“We mostly try very hard not to comment of fiscal policy and instruct Congress how to do their job, when they have oversight over us,” said the head of the US private bank cartel.
These finance industry capitalists run the country. They are major donors to politicians’ election campaigns, and they have a revolving door between major corporation C-suites and the US Treasury and other federal regulatory bodies: Regulatory capture.
Regulatory capture is exactly why we should not trust a single, centralized entity to print the global reserve currency.
Bitcoin, with its fixed supply and decentralized production solves this. It is immune to regulatory capture.
Regulatory capture involves:
A centralized entity which has power
Influencing that centralized entity.
Bitcoin is decentralized and immune to influence. No matter how rich and powerful you are, you cannot print Bitcoin that is not meant to be printed and you cannot spend BTC which you do not hold the private key to. Period. Rich, powerful people are used to having outsized influence in our legal and political systems, but they are subject to the same laws of physics and math as the rest of us.
Other advantages include:
The ability to transact for everybody on the planet with access to a cell phone and a halfway reliable internet connection. Including the billions of people who no access to stable banking infrastructure "the unbanked".

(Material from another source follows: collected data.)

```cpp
template <int SKIP, bool FAST>
__device__ __forceinline__ bool ray_setup_impl(const RayMarchArgs &A, uint32_t px, uint32_t py, Ray &R, bool &ok)
{
	R.r = R.g = R.b = R.a = 0.0f;
	R.depth = 0.0f;
	R.n_vol = R.n_dist = R.n_empty = 0;
	R.n_steps = 0, R.i = 0, R.i_min = 0, R.first_hit = 0, R.ul = 0;
	R.fragment = false;
	const int W = A.W, H = A.H, D = A.D;

	const float fx = (float) px + 0.5f, fy = (float) py + 0.5f;
	float       dx = __builtin_fmaf(fy, A.ddy[0], __builtin_fmaf(fx, A.ddx[0], A.dir00[0]));
	float       dy = __builtin_fmaf(fy, A.ddy[1], __builtin_fmaf(fx, A.ddx[1], A.dir00[1]));
	float       dz = __builtin_fmaf(fy, A.ddy[2], __builtin_fmaf(fx, A.ddx[2], A.dir00[2]));
	{
		const float len = __builtin_sqrtf(__builtin_fmaf(dz, dz, __builtin_fmaf(dy, dy, dx * dx)));
		if (FAST)
		{
			ok = ok && div_ordinary(len) && div_ordinary_num(dx) && div_ordinary_num(dy) && div_ordinary_num(dz);
			const float r = recip_refined(len);
			dx = div_by(dx, len, r), dy = div_by(dy, len, r), dz = div_by(dz, len, r);
		}
		else
			dx /= len, dy /= len, dz /= len;
	}
	const float ox = A.cam[0], oy = A.cam[1], oz = A.cam[2];
	float       t_near = -INFINITY, t_far = INFINITY;
	bool        miss   = false;
	{
		const float dv[3] = {dx, dy, dz}, ov[3] = {ox, oy, oz};
#pragma unroll
		for (int a = 0; a < 3; ++a)
		{
			if (dv[a] == 0.0f)
			{
				if (ov[a] < 0.0f || ov[a] > 1.0f)
					miss = true;
			}
			else
			{
				float inv;
				if (FAST)
				{
					ok  = ok && div_ordinary(dv[a]);
					inv = recip_exact(dv[a]);
				}
				else
					inv = 1.0f / dv[a];
				const float ta = (0.0f - ov[a]) * inv, tb = (1.0f - ov[a]) * inv;
				t_near = g_max(t_near, g_min(ta, tb));
				t_far  = g_min(t_far, g_max(ta, tb));
			}
		}
	}
	if (miss)
		return false;
	const float Ap = __builtin_fmaf(A.plane_tex[2], oz, __builtin_fmaf(A.plane_tex[1], oy, A.plane_tex[0] * ox)) + A.plane_tex[3];
	const float Bp = __builtin_fmaf(A.plane_tex[2], dz, __builtin_fmaf(A.plane_tex[1], dy, A.plane_tex[0] * dx));
	if (!(Bp > 0.0f))
		return false;
	float t_plane;
	if (FAST)
	{
		ok      = ok && div_ordinary(Bp) && div_ordinary_num(0.0f - Ap);
		t_plane = div_by(0.0f - Ap, Bp, recip_refined(Bp));
	}
	else
		t_plane = (0.0f - Ap) / Bp;
	const float t0      = g_max(t_near, t_plane);
	if (!(t0 < t_far))
		return false;
	const float ex = __builtin_fmaf(t0, dx, ox), ey = __builtin_fmaf(t0, dy, oy), ez = __builtin_fmaf(t0, dz, oz);
	R.fragment = true;

	float frag_depth = 0.0f, frag_depth_front = 0.0f, position[4] = {0, 0, 0, 0};
	if (A.depth_attachment)
	{
		const float pm[4] = {ex - 0.5f, ey - 0.5f, ez - 0.5f, 1.0f};
		float       a4[4], b4[4];
		mat4_mul_vec4(A.model, pm, a4);
		mat4_mul_vec4(A.view, a4, b4);
		mat4_mul_vec4(A.proj, b4, position);
		frag_depth       = A.in_depth[R.o];
		frag_depth_front = position[2] / position[3];
		if (frag_depth > frag_depth_front)
		{
			R.fragment = false;
			return false;
		}
		R.depth = frag_depth;
	}

	float rdx, rdy, rdz;
	{
		const float vx = ex - ox, vy = ey - oy, vz = ez - oz;
		const float len = __builtin_sqrtf(__builtin_fmaf(vz, vz, __builtin_fmaf(vy, vy, vx * vx)));
		if (FAST)
		{
			ok = ok && div_ordinary(len) && div_ordinary_num(vx) && div_ordinary_num(vy) && div_ordinary_num(vz);
			const float r = recip_refined(len);
			rdx = div_by(vx, len, r), rdy = div_by(vy, len, r), rdz = div_by(vz, len, r);
		}
		else
			rdx = vx / len, rdy = vy / len, rdz = vz / len;
	}
	float xx, xy, xz, ray_distance;
	{
		float ix, iy, iz;
		if (FAST)
		{
			ok = ok && div_ordinary(rdx) && div_ordinary(rdy) && div_ordinary(rdz);
			ix = recip_exact(rdx), iy = recip_exact(rdy), iz = recip_exact(rdz);
		}
		else
			ix = 1.0f / rdx, iy = 1.0f / rdy, iz = 1.0f / rdz;
		const float tminx = -ex * ix, tminy = -ey * iy, tminz = -ez * iz;
		const float tmaxx = (1.0f - ex) * ix, tmaxy = (1.0f - ey) * iy, tmaxz = (1.0f - ez) * iz;
		const float t2x = g_max(tminx, tmaxx), t2y = g_max(tminy, tmaxy), t2z = g_max(tminz, tmaxz);
		const float tFar = g_min(g_min(t2x, t2y), t2z);
		xx = __builtin_fmaf(tFar, rdx, ex), xy = __builtin_fmaf(tFar, rdy, ey), xz = __builtin_fmaf(tFar, rdz, ez);
		const float vx = ex - xx, vy = ey - xy, vz = ez - xz;
		ray_distance = __builtin_sqrtf(__builtin_fmaf(vz, vz, __builtin_fmaf(vy, vy, vx * vx)));
	}
	if (A.depth_attachment)
	{
		const float clip[4] = {(position[0] * frag_depth) / frag_depth_front, (position[1] * frag_depth) / frag_depth_front,
		                       (position[2] * frag_depth) / frag_depth_front, position[3]};
		float       w4[4], m4[4];
		mat4_mul_vec4(A.view_proj_inv, clip, w4);
		w4[0] /= w4[3], w4[1] /= w4[3], w4[2] /= w4[3], w4[3] /= w4[3];
		mat4_mul_vec4(A.model_inv, w4, m4);
		const float ix = m4[0] + 0.5f, iy = m4[1] + 0.5f, iz = m4[2] + 0.5f;
		const float vx = ex - ix, vy = ey - iy, vz = ez - iz;
		const float dd = __builtin_sqrtf(__builtin_fmaf(vz, vz, __builtin_fmaf(vy, vy, vx * vx)));
		if (dd < ray_distance)
		{
			xx = ix, xy = iy, xz = iz;
			ray_distance = dd;
		}
	}
	if (A.test == VKV_TEST_RAY_ENTRY)
	{
		R.r = ex, R.g = ey, R.b = ez, R.a = 1.0f;
		return false;
	}
	if (A.test == VKV_TEST_RAY_EXIT)
	{
		R.r = xx, R.g = xy, R.b = xz, R.a = 1.0f;
		return false;
	}

	const int   dim_max = max(max(W, H), D);
	const float nf      = __builtin_ceilf((float) dim_max * ray_distance * A.sampling_factor);
	if (!(nf >= 2.0f && nf <= 16777216.0f))
		return false;
	float sx, sy, sz;
	{
		const float den = nf - 1.0f, nx = rdx * ray_distance, ny = rdy * ray_distance, nz = rdz * ray_distance;
		if (FAST)
		{
			ok = ok && div_ordinary_num(nx) && div_ordinary_num(ny) && div_ordinary_num(nz);
			const float r = recip_refined(den);
			sx = div_by(nx, den, r), sy = div_by(ny, den, r), sz = div_by(nz, den, r);
		}
		else
			sx = nx / den, sy = ny / den, sz = nz / den;
	}
	{
		const float qx = ex + sx, qy = ey + sy, qz = ez + sz;
		if (qx <= 0.0f || qy <= 0.0f || qz <= 0.0f || qx >= 1.0f || qy >= 1.0f || qz >= 1.0f)
			return false;
	}
	R.ex = ex, R.ey = ey, R.ez = ez, R.sx = sx, R.sy = sy, R.sz = sz;
	R.n_steps = (int) nf;

	R.six = R.siy = R.siz = 0.0f;
	R.dmap                = nullptr;
	if (SKIP != VKV_SKIP_NONE)
	{
		if (FAST)
		{
			const float nx = sx * (float) W, ny = sy * (float) H, nz = sz * (float) D;
			ok = ok && div_ordinary(A.block_size[0]) && div_ordinary(A.block_size[1]) && div_ordinary(A.block_size[2]) && div_ordinary_num(nx) &&
			     div_ordinary_num(ny) && div_ordinary_num(nz);
			const float tx = div_by(nx, A.block_size[0], recip_refined(A.block_size[0]));
			const float ty = div_by(ny, A.block_size[1], recip_refined(A.block_size[1]));
			const float tz = div_by(nz, A.block_size[2], recip_refined(A.block_size[2]));
			ok    = ok && div_ordinary(tx) && div_ordinary(ty) && div_ordinary(tz);
			R.six = recip_exact(tx), R.siy = recip_exact(ty), R.siz = recip_exact(tz);
		}
		else
		{
			R.six = 1.0f / ((sx * (float) W) / A.block_size[0]);
			R.siy = 1.0f / ((sy * (float) H) / A.block_size[1]);
			R.siz = 1.0f / ((sz * (float) D) / A.block_size[2]);
		}
		if (SKIP == VKV_SKIP_ANISOTROPIC_DISTANCE)
			R.dmap = A.maps[(rdz < 0 ? 1 : 0) + (rdy < 0 ? 2 : 0) + (rdx < 0 ? 4 : 0)];
		else
			R.dmap = A.maps[0];
	}
	R.i = 0, R.i_min = 0, R.ulx = R.uly = R.ulz = 0, R.ul = 0;
	R.occupied  = true;
	R.first_hit = R.n_steps;
	return true;
}

template <int SKIP>
__device__ __forceinline__ bool ray_setup(const RayMarchArgs &A, uint32_t px, uint32_t py, Ray &R)
{
	bool       ok      = true;
	const bool marched = ray_setup_impl<SKIP, true>(A, px, py, R, ok);
	if (__builtin_amdgcn_ballot_w64(!ok) == 0ull)
		return marched;
	bool unused = true;
	return ray_setup_impl<SKIP, false>(A, px, py, R, unused);
}

__device__ __forceinline__ void ray_clear(Ray &R)
{
	R.r = R.g = R.b = R.a = 0.0f;
	R.depth = 0.0f;
	R.n_vol = R.n_dist = R.n_empty = 0;
	R.n_steps = 0, R.i = 0, R.i_min = 0, R.first_hit = 0, R.ul = 0;
	R.fragment = false;
}

__device__ __forceinline__ void ray_finish(const RayMarchArgs &A, Ray &R, bool marched)
{
	if (marched)
	{
		if (A.out_depth && R.a > 0.0f && R.first_hit < R.n_steps)
		{
			const float fi   = (float) R.first_hit;
			const float p[4] = {__builtin_fmaf(fi, R.sx, R.ex) - 0.5f, __builtin_fmaf(fi, R.sy, R.ey) - 0.5f, __builtin_fmaf(fi, R.sz, R.ez) - 0.5f, 1.0f};
			float       a4[4], b4[4], c4[4];
			mat4_mul_vec4(A.model, p, a4);
			mat4_mul_vec4(A.view, a4, b4);
			mat4_mul_vec4(A.proj, b4, c4);
			R.depth = c4[2] / c4[3];
		}
		if (A.test == VKV_TEST_NUM_TEXTURE_SAMPLES)
		{
			const int      dim_max     = max(max(A.W, A.H), A.D);
			const uint32_t n_steps_max = (uint32_t) (__builtin_ceilf((float) dim_max * __builtin_sqrtf(3.0f)) * A.sampling_factor);
			const float    v           = (float) (R.n_vol + R.n_dist) / (float) n_steps_max;
			R.r = R.g = R.b = v;
			R.a             = 1.0f;
		}
	}
	const size_t o = R.o;
	if (!R.fragment)
	{
		if (A.blend)
		{
			if (A.out_counts)
				A.out_counts[o * 3 + 0] = A.out_counts[o * 3 + 1] = A.out_counts[o * 3 + 2] = 0;
			return;
		}
		if (A.depth_attachment)
			R.depth = A.in_depth[o];
		if (A.out_color)
			store_float4_nt(A.out_color, o, 0.0f, 0.0f, 0.0f, 0.0f);
		if (A.out_rgba8)
			__builtin_nontemporal_store(0u, reinterpret_cast<uint32_t *>(A.out_rgba8) + o);
		if (A.out_counts)
			A.out_counts[o * 3 + 0] = A.out_counts[o * 3 + 1] = A.out_counts[o * 3 + 2] = 0;
		if (A.out_depth)
			__builtin_nontemporal_store(R.depth, A.out_depth + o);
		return;
	}
	else if (A.blend)
	{
		const float om = 1.0f - R.a;
		if (A.out_color)
		{
			float4 d = reinterpret_cast<float4 *>(A.out_color)[o];
			d.x = __builtin_fmaf(om, d.x, R.r), d.y = __builtin_fmaf(om, d.y, R.g), d.z = __builtin_fmaf(om, d.z, R.b), d.w = R.a * om;
			reinterpret_cast<float4 *>(A.out_color)[o] = d;
		}
		if (A.out_rgba8)
		{
			const uint32_t d = reinterpret_cast<uint32_t *>(A.out_rgba8)[o];
			const float    r = __builtin_fmaf(om, unorm8(d & 255u), R.r), g = __builtin_fmaf(om, unorm8((d >> 8) & 255u), R.g),
			            b = __builtin_fmaf(om, unorm8((d >> 16) & 255u), R.b);
			reinterpret_cast<uint32_t *>(A.out_rgba8)[o] = (uint32_t) quantise_rgba8(r) | ((uint32_t) quantise_rgba8(g) << 8) |
			                                               ((uint32_t) quantise_rgba8(b) << 16) | ((uint32_t) quantise_rgba8(R.a * om) << 24);
		}
		if (A.out_counts)
		{
			A.out_counts[o * 3 + 0] = R.n_vol;
			A.out_counts[o * 3 + 1] = R.n_dist;
			A.out_counts[o * 3 + 2] = R.n_empty;
		}
		if (A.out_depth)
			A.out_depth[o] = R.depth;
		return;
	}
// ... 43 lines not shown
```

### vkvolume_amd/csrc/raymarch.hip

```cpp
#include <algorithm>
#include <cmath>
#include <cstdio>
#include <cstdlib>
#include <cstring>
#include <mutex>
#include <new>
#include <vector>

#include "raymarch_inst.hpp"
#include "launchers.hpp"
#include "render_args.hpp"

constexpr int kCostBins = 1024;

__device__ __forceinline__ void tile_order_from_cost(uint32_t *__restrict__ cost, uint32_t *__restrict__ order_out, uint32_t count)
{
	__shared__ uint32_t s_bin[kCostBins];
	constexpr int       kPerThread = 40;
	for (int b = threadIdx.x; b < kCostBins; b += blockDim.x)
		s_bin[b] = 0;
	__syncthreads();
	for (uint32_t base = 0; base < count; base += 256u * kPerThread)
	{
		uint32_t c[kPerThread];
// ... 190 lines not shown
	{
		const double pn = std::sqrt((double) plane_tex[0] * plane_tex[0] + (double) plane_tex[1] * plane_tex[1] + (double) plane_tex[2] * plane_tex[2]);
		if (!std::isfinite(pn) || !(pn > 0.0) || !std::isfinite((double) plane_tex[3]))
			clip = false;
		for (int c = 0; c < 8 && clip; ++c)
			sd[c] = (double) plane_tex[0] * (c & 1) + (double) plane_tex[1] * ((c >> 1) & 1) + (double) plane_tex[2] * ((c >> 2) & 1) + (double) plane_tex[3] + 1e-4 * pn;
	}
	for (int c = 0; c < 8; ++c)
		if (!clip || sd[c] >= 0.0)
			vert[n_vert][0] = (double) (c & 1), vert[n_vert][1] = (double) ((c >> 1) & 1), vert[n_vert][2] = (double) ((c >> 2) & 1), ++n_vert;
	if (clip)
		for (int c = 0; c < 8; ++c)
			for (int axis = 0; axis < 3; ++axis)
			{
				const int d = c | (1 << axis);
				if (d == c || (sd[c] >= 0.0) == (sd[d] >= 0.0))
					continue;
				const double u = sd[c] / (sd[c] - sd[d]);
				for (int k = 0; k < 3; ++k)
					vert[n_vert][k] = (double) ((c >> k) & 1) + u * ((double) ((d >> k) & 1) - (double) ((c >> k) & 1));
				++n_vert;
			}
	if (n_vert == 0)
		return kScreenBoundEmpty;
	double lo_x = 1e300, hi_x = -1e300, lo_y = 1e300, hi_y = -1e300;
	for (int i = 0; i < n_vert; ++i)
	{
		const double v[3] = {vert[i][0] - cam[0], vert[i][1] - cam[1], vert[i][2] - cam[2]};
		const double fa = (inv[0][0] * v[0] + inv[0][1] * v[1] + inv[0][2] * v[2]) / det, fb = (inv[1][0] * v[0] + inv[1][1] * v[1] + inv[1][2] * v[2]) / det;
		const double g  = (inv[2][0] * v[0] + inv[2][1] * v[1] + inv[2][2] * v[2]) / det;
		if (!(g > 1e-6) || !std::isfinite(fa) || !std::isfinite(fb))
			return kScreenBoundNone;
		lo_x = std::min(lo_x, fa / g), hi_x = std::max(hi_x, fa / g), lo_y = std::min(lo_y, fb / g), hi_y = std::max(hi_y, fb / g);
	}
	out[0] = std::floor(lo_x - 0.5) - 2.0, out[1] = std::ceil(hi_x - 0.5) + 2.0, out[2] = std::floor(lo_y - 0.5) - 2.0, out[3] = std::ceil(hi_y - 0.5) + 2.0;
	if (out[1] < 0.0 || out[3] < 0.0 || out[0] > 4.0e9 || out[2] > 4.0e9)
		return kScreenBoundEmpty;
	return kScreenBoundRect;
}
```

Bitcoin has a clear economic policy: There are 21 million BTC total, no more will ever be printed.
With Bitcoin lighting, transactions settle in under a second and cost pennies in fees.

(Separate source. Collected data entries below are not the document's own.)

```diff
@@ -355,4 +361,23 @@
     return P;
 }
 
-}
+uint32_t pack_wide_leaves(PreparedScene& P) {
+    uint32_t packed = 0;
+    for (pbrs_wnode& w : P.wide)
+        for (uint32_t k = 0; k < 4; ++k) {
+            const uint32_t ref = w.child[k];
+            if (ref == PBRS_WREF_NONE || !(ref & PBRS_WREF_LEAF)) continue;
+            const uint32_t ni = ref & PBRS_WREF_INDEX;
+            const pbrs_node& n = P.nodes[ni];
+            const uint32_t cnt = n.b & ~PBRS_LEAF_FLAG;
+            if (cnt == 0u || cnt > PBRS_WREF_COUNT_MAX || n.a > PBRS_WREF_TRI) continue;
+            bool own = true;
+            for (uint32_t j = 0; j < cnt; ++j) own = own && P.tri_leaf[n.a + j] == ni;
+            if (!own) continue;
+            w.child[k] = (ref & ~PBRS_WREF_INDEX) | PBRS_WREF_PACKED | (cnt - 1u) << PBRS_WREF_COUNT_SHIFT | n.a;
+            ++packed;
+        }
+    return packed;
+}
+
+}
diff --git a/pbrs_amd/csrc/host/scene_prepare.h b/pbrs_amd/csrc/host/scene_prepare.h
--- a/pbrs_amd/csrc/host/scene_prepare.h
+++ b/pbrs_amd/csrc/host/scene_prepare.h
@@ -26,6 +26,7 @@
     std::vector<uint32_t> node_planes;
     std::vector<pbrs_instance> inst;
     std::vector<pbrs_wnode> wide;
+    std::vector<uint32_t> tri_leaf;
     uint32_t wide_levels = 0;
     SceneFacts facts;
     uint32_t stack_depth = 0;
@@ -33,5 +34,6 @@
     uint64_t walk_bytes = 0;
 };
 PreparedScene prepare_scene(const pbrs_scene_desc& d, const SceneLevels& levels, const DevOverrides& dev);
+uint32_t pack_wide_leaves(PreparedScene& P);
 
 }
diff --git a/pbrs_amd/csrc/pbrs_gpu.hip b/pbrs_amd/csrc/pbrs_gpu.hip
--- a/pbrs_amd/csrc/pbrs_gpu.hip
+++ b/pbrs_amd/csrc/pbrs_gpu.hip
@@ -218,6 +218,18 @@
     c->scene_allocs.push_back(p);
     if (n) HIPCHK(c, hipMemcpy(p, src, n * sizeof(T), hipMemcpyHostToDevice));
     *dst = static_cast<const T*>(p);
+    return PBRS_OK;
+}
+
+int upload_wide(pbrs_ctx* c, const PreparedScene& P, const pbrs_wnode** dst) {
+    *dst = nullptr;
+    const size_t wide_bytes = P.wide.size() * sizeof(pbrs_wnode), table_bytes = P.tri_leaf.size() * sizeof(uint32_t);
+    void* p = nullptr;
+    HIPCHK(c, hipMalloc(&p, wide_bytes + table_bytes));
+    c->scene_allocs.push_back(p);
+    HIPCHK(c, hipMemcpy(p, P.wide.data(), wide_bytes, hipMemcpyHostToDevice));
+    if (table_bytes) HIPCHK(c, hipMemcpy(static_cast<char*>(p) + wide_bytes, P.tri_leaf.data(), table_bytes, hipMemcpyHostToDevice));
+    *dst = static_cast<const pbrs_wnode*>(p);
     return PBRS_OK;
 }
 
@@ -931,7 +943,8 @@
     int rc;
     for (size_t i = 0; i < P.nodes.size(); ++i) P.nodes[i].b |= P.node_planes[i];
     if ((rc = upload(c, P.nodes.data(), P.nodes.size(), &S.nodes))) return rc;
-    if (!P.wide.empty() && (rc = upload(c, P.wide.data(), P.wide.size(), &S.wnodes))) return rc;
+    pack_wide_leaves(P);
+    if (!P.wide.empty() && (rc = upload_wide(c, P, &S.wnodes))) return rc;
     if ((rc = upload(c, P.inst.data(), P.inst.size(), &S.inst))) return rc;
     if ((rc = upload(c, d->shapes, d->n_shapes, &S.shapes))) return rc;
     if ((rc = upload(c, d->meshes, d->n_meshes, &S.meshes))) return rc;
```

It has functioned 365 days a year, 24 hours a day without a single hack, bank holiday, or hour of downtime for 15 years.
A market cap of 850 billion, in the top 25 countries by GDP, higher than Sweden, Vietnam, or Israel. Consistent growth in adoption year after year no matter how you measure it. Big banks and hedge funds invest in it because its simply better currency, they see that it is useful.
And it does this for <1% of global energy usage, mostly from renewables.
People don't use USD because the US will bomb them if they don't. They use USD because they trust the fiscal policies of its issuer and many places accept USD (network effect). Not every country likes using USD because we use it as a tool of imperial control over others, so sometimes they choose other currencies. Not often though, because they don't trust the issuers of those other currencies.
Bitcoin has fiscal policy that is backed by math and physics instead of the whims of a national government and its network effect grows more each year. Only time will tell if that can result in Bitcoin becoming a global reserve currency.
A powerful entity backs the USD is the point. Military might provides a certain level of stability. It's not about forcing the use of the dollar; you don't have to.
Really decentralized when two groups hold 54.3% of all mining activity and historical precedent shows that miners always side with the whales, which are people made rich in the old financial system and who now hold even more influence in the space.
Indeed, given that hard non crypto cash and the compute power it buys is the ultimate decider on the protocol, updates, and which fork is the correct one, Bitcoin would seem to be a system which removes any semblance of power over the monetary system from elected leaders and explicitly gives it to the rich.
Also, why is having a set unchanging hard limit on total supply that important?
The braindead answer is something to do with inflation, but outside of hyperinflation the total money supply has little if any impact on inflation. BTC actually demonstrates this quite nicely, given that it saw over three hundred percent inflation between November of 21 and 22, despite there being a slight decrease in the total money supply. While those months were chosen for dramatics, Bitcoin’s swings from rapid inflation to deflation and back are wild when compared to even poorly managed third world currencies.
Pools became more centralized for reasons of economic and energy efficiency. Pools themselves do not actually have any hashpower, they simply relay the results of mining to the rest of the network.
They have never performed a 51% attack because every incentive is aligned against doing so.
Pools have been getting more decentralized in recent years due to protocol upgrades.
What you can do with a 51% attack is extremely limited. You can't spend anybody else's money and you can't print BTC which isn't meant to be printed. The only thing you can theoretically do is a double-spend, and pulling that off is basically impossible due to the amount of value you need to transfer extremely quickly, nobody being able to hand you a billion dollars of oil in 30 minutes, and needing to wait for multiple block confirmations for a purchase that large.
Anybody in any country with electricity can mine Bitcoin. If you want to be real efficient about it, you spend a few hundred to a few thousand USD for an ASIC
Energy is the most equitably distributed resource in the world. It falls from the sky. It runs in every river and gust of wind. It is in the crust as uranium.
Also, why is having a set unchanging hard limit on total supply that important?
Because otherwise somebody else is printing that currency and transferring value from your currency to whatever they want to do with it. And if we give an authority the ability to print currency, they may be a great custodian of that trust until they aren't. Historically, for the most part, government haven't been, they've just been the best solution so far to the problem of who to trust with the currency supply because they were the most stable institutions humanity had ever built.
Bitcoin's value relative to the dollar is unstable, yes, but it's more stable than many other currencies out there. And it's stable relative to its own supply. 1 BTC will always be 1 BTC. No fiat currency can make that promise. Stability improves with scale, the more people use it, the more stable it becomes, same as any other currency.